Brief:
Take the material below and restate it word for word, stopping after the line in which "GemmKParams p;" occurs.
****************
extern "C" int ctrlora_gemm_f16(const ctrlora_gemm_args* a, void* stream_) {
    cudaStream_t stream = reinterpret_cast<cudaStream_t>(stream_);
    if (!a || !a->a || !a->w || !a->out[0]) return CTRLORA_ERR_ARG;
    if (a->a_c % 8 != 0 || a->a_ld % 8 != 0) return CTRLORA_ERR_ARG;
    if (a->kh != a->kw || (a->kh != 1 && a->kh != 3)) return CTRLORA_ERR_UNSUPPORTED;
    if (a->bf16) return CTRLORA_ERR_UNSUPPORTED;
    GemmKParams p;
    memset(&p, 0, sizeof(p));
    p.W = a->a_w; p.H = a->a_h; p.Bn = a->a_b;
    p.bw = pow2_floor(p.W < 128 ? p.W : 128);
    p.bh = pow2_floor(p.H < 128 / p.bw ? p.H : 128 / p.bw);
    p.nb = 128 / (p.bw * p.bh);
    p.tiles_w = (p.W + p.bw - 1) / p.bw;
    p.tiles_h = (p.H + p.bh - 1) / p.bh;
    p.tiles_b = (p.Bn + p.nb - 1) / p.nb;
    p.N = a->n;
    p.taps = a->kh * a->kw; p.kw = a->kw; p.pad = a->pad;
    p.kchunks = (a->a_c + GEMM_BK - 1) / GEMM_BK;
    p.kchunks2 = a->a2 ? (a->a2_c + GEMM_BK - 1) / GEMM_BK : 0;
    p.geglu = a->geglu;
    const int sms = persistent_sms();
    if (sms <= 0) return CTRLORA_ERR_CUDA;
    const int m_tiles = p.tiles_w * p.tiles_h * p.tiles_b;
    const int k_iters = p.taps * p.kchunks + p.kchunks2;
    const bool explicit_split = a->split_k > 0;
    auto plan = [&](int cand, int S, int* s_eff, int* whole) -> double {
        const int bnt = p.geglu ? 2 * cand : cand;
        const long long tiles = (long long)m_tiles * ((p.N + cand - 1) / cand);
        const int kps = (k_iters + S - 1) / S;
        *s_eff = (k_iters + kps - 1) / kps;
        long long w = *s_eff == 1 ? tiles : explicit_split ? 0 : (tiles / sms) * sms;
        const long long tail = tiles - w;
        if (*s_eff > 1 && (!a->splitk_ws || !a->splitk_counters || tail == 0 ||
                           tail * *s_eff * GEMM_BM * bnt * 4 > a->splitk_ws_bytes || tail > a->splitk_counters_len))
            return -1.0;
        *whole = (int)w;
        const double step = fmax(4.0 * bnt, (double)(GEMM_A_BYTES + bnt * 128) / GEMM_L2_BPC);
        const double epi = GEMM_EPI_FIXED + GEMM_EPI_PER_COL * cand;
        const double t_whole = k_iters * step + epi;
        const double t_split = kps * step + epi + GEMM_SPLIT_PER_COL * bnt * (1 + *s_eff);
        return (double)((w + sms - 1) / sms) * t_whole + (double)((tail * *s_eff + sms - 1) / sms) * t_split;
    };
    int bn_out = 0, splits = 1, tiles_whole = 0;
    double best_cost = -1;
    static const int kWidths[] = {GEMM_MAX_BN, 256, 160, 128, 64, 32};
    for (int wi = 0; wi < 6; ++wi) {
        const int cand = p.geglu ? kWidths[wi] / 2 : kWidths[wi];
        if (cand < 32 || (p.geglu && kWidths[wi] == 160)) continue;
        if (a->block_n > 0 && cand != a->block_n) continue;
        if (a->block_n <= 0 && kWidths[wi] > 256 && k_iters < GEMM_WIDE_MIN_KITERS) continue;
        if (a->block_n <= 0 && kWidths[wi] == 160 && k_iters >= GEMM_WIDE_MIN_KITERS) continue;
        if (a->seg_width > 0 && a->seg_width % cand != 0) continue;
        for (int S = explicit_split ? a->split_k : 1; S <= (explicit_split ? a->split_k : GEMM_MAX_AUTO_SPLIT); ++S) {
            int s_eff, whole;
            const double cost = plan(cand, S, &s_eff, &whole);
            if (cost < 0) continue;
            if (best_cost < 0 || cost < best_cost) { best_cost = cost; bn_out = cand; splits = s_eff; tiles_whole = whole; }
        }
    }
    if (bn_out <= 0) {
        return CTRLORA_ERR_ARG;
    }
    p.BN = p.geglu ? 2 * bn_out : bn_out;
    p.n_tiles = (p.N + bn_out - 1) / bn_out;
    p.kiters_per_split = (k_iters + splits - 1) / splits;
    p.splits = (k_iters + p.kiters_per_split - 1) / p.kiters_per_split;
    p.tiles_whole = tiles_whole;
    p.units = tiles_whole + (m_tiles * p.n_tiles - tiles_whole) * p.splits;
    if (p.splits > 1) {
        p.ws = a->splitk_ws;
        p.counters = a->splitk_counters;
    }
    for (int i = 0; i < 3; ++i) { p.out[i] = a->out[i]; p.transposed[i] = a->transposed[i]; }
    const int n_segs = a->seg_width > 0 ? (p.N + a->seg_width - 1) / a->seg_width : 1;
    if (n_segs > 3) return CTRLORA_ERR_ARG;
    auto tma_ok = [](const void* ptr, long long ld) { return (reinterpret_cast<uintptr_t>(ptr) & 15) == 0 && ld % 8 == 0; };
    int tma_segs = 0;
    while (tma_segs < n_segs && !a->transposed[tma_segs]) ++tma_segs;
    bool tma_epi = !a->out_f32 && tma_segs > 0 && (!a->residual || (!a->residual_f32 && tma_ok(a->residual, a->ldr)));
    for (int i = 0; i < n_segs; ++i) {
        if (i < tma_segs ? !a->out[i] || !tma_ok(a->out[i], a->ldc) : !a->transposed[i]) tma_epi = false;
    }
    if (tma_epi) {
        const long long t = tma_segs == n_segs ? (long long)m_tiles * p.n_tiles : (long long)m_tiles * tma_segs * (a->seg_width / bn_out);
        p.tma_tiles = (int)(t < tiles_whole ? t : tiles_whole);
    }
    const int slab_cols = gemm_slab_cols(bn_out);
    const int slot_bytes = GEMM_BM * slab_cols * 2;
    int epi_want = p.tma_tiles > 0 ? (bn_out / slab_cols) * slot_bytes : GEMM_EPI_BYTES;
    if (epi_want < GEMM_EPI_BYTES) epi_want = GEMM_EPI_BYTES;
    p.stage_bytes = GEMM_A_BYTES + ((p.BN * 128 + 1023) / 1024) * 1024;
    p.stages = (GEMM_SMEM_DATA - epi_want) / p.stage_bytes;
    if (p.stages < 3) p.stages = 3;
    if (p.stages > GEMM_MAX_STAGES) p.stages = GEMM_MAX_STAGES;
    p.epi_slots = (GEMM_SMEM_DATA - p.stages * p.stage_bytes) / slot_bytes;
    if (p.epi_slots > GEMM_MAX_SLOTS) p.epi_slots = GEMM_MAX_SLOTS;
    p.seg_width = a->seg_width;
    p.ldc = a->ldc; p.out_f32 = a->out_f32;
    p.bias = a->bias; p.rowbias = a->rowbias;
    p.rows_per_img = a->rows_per_img > 0 ? a->rows_per_img : p.W * p.H;
    p.residual = reinterpret_cast<const __half*>(a->residual); p.ldr = a->ldr;
    p.residual_f32 = a->residual_f32;
    p.rowbias_ld = a->rowbias_ld > 0 ? a->rowbias_ld : a->n;
    p.out_scale = a->out_scale;
    p.head_dim = a->head_dim; p.tok_pad = a->tok_pad;
    p.dup_out = reinterpret_cast<__half*>(a->dup_out); p.dup_ld = a->dup_ld;

    const int b_box = p.geglu || p.BN > 256 ? p.BN / 2 : p.BN;
    CUtensorMap tm[8];
    CUtensorMap &tmA = tm[0], &tmB = tm[1], &tmA2 = tm[2], &tmB2 = tm[3];
    {
        uint64_t dims[4] = {(uint64_t)a->a_c, (uint64_t)p.W, (uint64_t)p.H, (uint64_t)p.Bn};
        uint64_t str[3] = {(uint64_t)a->a_ld * 2, (uint64_t)a->a_ld * 2 * p.W, (uint64_t)a->a_ld * 2 * p.W * p.H};
        uint32_t box[4] = {GEMM_BK, (uint32_t)p.bw, (uint32_t)p.bh, (uint32_t)p.nb};
        int rc = make_tmap_f16(&tmA, a->a, 4, dims, str, box);
        if (rc) return rc;
        const uint64_t rows = p.geglu ? 2ull * p.N : (uint64_t)p.N;
        uint64_t wd[3] = {(uint64_t)a->a_c, (uint64_t)p.taps, rows};
        uint64_t ws[2] = {(uint64_t)a->a_c * 2, (uint64_t)a->a_c * 2 * p.taps};
        uint32_t wb[3] = {GEMM_BK, 1, (uint32_t)b_box};
        rc = make_tmap_f16(&tmB, a->w, 3, wd, ws, wb);
        if (rc) return rc;
    }
    if (a->a2) {
        if (!a->w2 || a->a2_c % 8 != 0 || a->a2_ld % 8 != 0 || p.geglu) return CTRLORA_ERR_ARG;
        uint64_t dims[4] = {(uint64_t)a->a2_c, (uint64_t)p.W, (uint64_t)p.H, (uint64_t)p.Bn};
        uint64_t str[3] = {(uint64_t)a->a2_ld * 2, (uint64_t)a->a2_ld * 2 * p.W, (uint64_t)a->a2_ld * 2 * p.W * p.H};
        uint32_t box[4] = {GEMM_BK, (uint32_t)p.bw, (uint32_t)p.bh, (uint32_t)p.nb};
        int rc = make_tmap_f16(&tmA2, a->a2, 4, dims, str, box);
        if (rc) return rc;
        uint64_t wd[3] = {(uint64_t)a->a2_c, 1, (uint64_t)p.N};
        uint64_t ws[2] = {(uint64_t)a->a2_c * 2, (uint64_t)a->a2_c * 2};
        uint32_t wb[3] = {GEMM_BK, 1, (uint32_t)b_box};
        rc = make_tmap_f16(&tmB2, a->w2, 3, wd, ws, wb);
        if (rc) return rc;
    } else {
        tmA2 = tmA;
        tmB2 = tmB;
    }
    for (int i = 4; i < 8; ++i) tm[i] = tmA;
    if (p.tma_tiles > 0) {
        const CUtensorMapSwizzle swz = slab_cols == 64 ? CU_TENSOR_MAP_SWIZZLE_128B : CU_TENSOR_MAP_SWIZZLE_64B;
        const uint32_t box[4] = {(uint32_t)slab_cols, (uint32_t)p.bw, (uint32_t)p.bh, (uint32_t)p.nb};
        auto pixel_map = [&](CUtensorMap* m, const void* base, int cols, long long ld) {
            uint64_t dims[4] = {(uint64_t)cols, (uint64_t)p.W, (uint64_t)p.H, (uint64_t)p.Bn};
            uint64_t str[3] = {(uint64_t)ld * 2, (uint64_t)ld * 2 * p.W, (uint64_t)ld * 2 * p.W * p.H};
            return make_tmap_f16_sw(m, base, 4, dims, str, box, swz);
        };
        if (a->residual) {
            int rc = pixel_map(&tm[4], a->residual, p.N, a->ldr);
            if (rc) return rc;
        }
        for (int i = 0; i < tma_segs; ++i) {
            const int cols = a->seg_width > 0 ? (p.N - i * a->seg_width < a->seg_width ? p.N - i * a->seg_width : a->seg_width) : p.N;
            int rc = pixel_map(&tm[5 + i], a->out[i], cols, a->ldc);
            if (rc) return rc;
        }
    }
    if (!g_attr_set) {
        if (!set_smem_attr<false, 32>() || !set_smem_attr<false, 64>() || !set_smem_attr<false, 128>() ||
            !set_smem_attr<false, 160>() || !set_smem_attr<false, 256>() || !set_smem_attr<false, 320>() || !set_smem_attr<true, 64>() ||
            !set_smem_attr<true, 128>() || !set_smem_attr<true, 256>() || !set_smem_attr<true, 320>())
            return CTRLORA_ERR_CUDA;
        g_attr_set = true;
    }
    const dim3 grid((unsigned)(p.units < sms ? p.units : sms));
    cudaError_t lrc;
    if (p.geglu) lrc = p.BN == 64  ? launch_gemm<true, 64>(grid, stream, tm, p)
                     : p.BN == 128 ? launch_gemm<true, 128>(grid, stream, tm, p)
                     : p.BN == 256 ? launch_gemm<true, 256>(grid, stream, tm, p)
                                   : launch_gemm<true, 320>(grid, stream, tm, p);
    else lrc = p.BN == 32  ? launch_gemm<false, 32>(grid, stream, tm, p)
             : p.BN == 64  ? launch_gemm<false, 64>(grid, stream, tm, p)
             : p.BN == 128 ? launch_gemm<false, 128>(grid, stream, tm, p)
             : p.BN == 160 ? launch_gemm<false, 160>(grid, stream, tm, p)
             : p.BN == 256 ? launch_gemm<false, 256>(grid, stream, tm, p)
                           : launch_gemm<false, 320>(grid, stream, tm, p);
    if (lrc != cudaSuccess) return CTRLORA_ERR_CUDA;
    return cudaGetLastError() == cudaSuccess ? CTRLORA_OK : CTRLORA_ERR_CUDA;
}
****************
Task solution:
extern "C" int ctrlora_gemm_f16(const ctrlora_gemm_args* a, void* stream_) {
    cudaStream_t stream = reinterpret_cast<cudaStream_t>(stream_);
    if (!a || !a->a || !a->w || !a->out[0]) return CTRLORA_ERR_ARG;
    if (a->a_c % 8 != 0 || a->a_ld % 8 != 0) return CTRLORA_ERR_ARG;
    if (a->kh != a->kw || (a->kh != 1 && a->kh != 3)) return CTRLORA_ERR_UNSUPPORTED;
    if (a->bf16) return CTRLORA_ERR_UNSUPPORTED;
    GemmKParams p;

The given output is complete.